Fleishman Is In Trouble caught me off guard. Ever look for something to binge-watch but bail out because you just lost interest? FX’s Fleishman Is In Trouble is streaming both on Hulu and Disney+ was something I was not planning to watch but I got addicted. My most significant deterrent was Jesse Eisenberg. There is something about Jesse Eisenberg that just gets under my skin. I think I lost him with his acting in the movie Vivarium. He is still annoying as hell in Fleishman Is In Trouble. The well-rounded cast with both Claire Danes and Lizzy Caplan redeems the 8-episode TV drama. As in any divorce, everybody picks sides. We are given Jesse’s character version of the divorce but by the end, it unravels in a different direction.
You have to commit from the beginning to the end, things are not what they appear to be when people divorce. Without committing to having spoilers, I was happy with the ending. There is hope, even if it is slight at times. We have to build on those small moments and push forward. The actors did a brilliant job in this series, even Jesse Eisenberg. I am still on the fence about him.
The series is based on Taffy Brodesser-Akner’s début novel, Fleishman Is in Trouble. After seeing the TV drama, I have to pick up the book and compare it to the show.

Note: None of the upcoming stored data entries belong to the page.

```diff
@@ -372,33 +488,16 @@
         while ((op & ~GECM_OP_SWAP) == (GECM_OP_STEP | GECM_OP_RULE3)) {
             const uint64_t swap = (op & GECM_OP_SWAP) ? ~(uint64_t)0 : 0;
             FeR<NQ> fA, fB;
-            if constexpr (NQ == 1 && !ALDS) {
-                RowScan<ROWS> sA;
-                row_sd<NQ>(fA, A, g);
-                row_pick<NQ>(A.own, A.own, B.own, swap);
-                fer_scan<ROWS>(sA, fA);
-                row_ds<NQ>(fB, B, g);
-                row_add_scanned<ROWS>(B.own, sA, fB, Coth, g, m, [&]() {
-                    row_pick<NQ>(Coth, B.oth, A.oth, swap);
-                    row_pick<NQ>(A.oth, A.oth, B.oth, swap);
-                });
-                pc++;
-                op = nxt;
-                nxt = (pc + 1 < tape_len) ? fetch(pc + 1) : GECM_OP_NOP;
-                __builtin_amdgcn_sched_barrier(0);
-                fer_other<NQ>(B.oth, B.own);
-            } else {
-                row_sd<NQ>(fA, A, g);
-                row_ds<NQ>(fB, B, g);
-                row_pick<NQ>(A.own, A.own, B.own, swap);
-                row_add<NQ, ROWS, ALDS>(B.own, fB, fA, Coth, isZ, g, m);
-                row_pick<NQ>(Coth, B.oth, A.oth, swap);
-                row_pick<NQ>(A.oth, A.oth, B.oth, swap);
-                fer_other<NQ>(B.oth, B.own);
-                pc++;
-                op = nxt;
-                nxt = (pc + 1 < tape_len) ? fetch(pc + 1) : GECM_OP_NOP;
-            }
+            row_sd<NQ>(fA, A, g);
+            row_ds<NQ>(fB, B, g);
+            row_pick<NQ>(A.own, A.own, B.own, swap);
+            row_add<NQ, ROWS, ALDS>(B.own, fB, fA, Coth, isZ, g, m);
+            row_pick<NQ>(Coth, B.oth, A.oth, swap);
+            row_pick<NQ>(A.oth, A.oth, B.oth, swap);
+            fer_other<NQ>(B.oth, B.own);
+            pc++;
+            op = nxt;
+            nxt = (pc + 1 < tape_len) ? fetch(pc + 1) : GECM_OP_NOP;
         }
         if (op == GECM_OP_NOP) continue;
         const uint32_t rule = op & GECM_OP_RULE_MASK;
@@ -431,13 +530,7 @@
         row_sd<NQ>(fA, A, g);
         row_ds<NQ>(fB, B, g);
         if (do_add) {
-            if constexpr (NQ == 1 && !ALDS) {
-                RowScan<ROWS> sA;
-                fer_scan<ROWS>(sA, fA);
-                row_add_scanned<ROWS>(T.own, sA, fB, C.oth, g, m, []() {});
-            } else {
-                row_add<NQ, ROWS, ALDS>(T.own, fB, fA, C.oth, isZ, g, m);
-            }
+            row_add<NQ, ROWS, ALDS>(T.own, fB, fA, C.oth, isZ, g, m);
             fer_other<NQ>(T.oth, T.own);
         }
         if (do_dup) {
```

Fleishman Is in Trouble deals with the themes of gender roles, marriage and divorce, online dating, midlife crises, and class anxiety. The novel mocks the affluent Manhattan professional class and its pretensions while embracing their anxieties, especially those relating to marriage and gender. An underlying theme of the book is the relegation of women to the background in a male-centric society. At one point in the book, the narrator says that “the only way to get someone to listen to a woman is to tell her story through a man”, which is what the book in itself does. The novel also deals with the nature of marriage and relationships, in particular the strain that arises in marriages in which the wife is the primary breadwinner. It has been seen as a larger commentary on marriage in modern America and the way in which it appears to strip people of their identities and force them into routines. Brodesser-Akner also parodies the app-based dating culture, from grammatically poor sexts to the names of dating apps (such as Hr, Choose, Forage and Reach). In particular, the novel focuses on the generation that got married before the advent of dating apps and who, upon divorcing, had to adjust to new dating practices.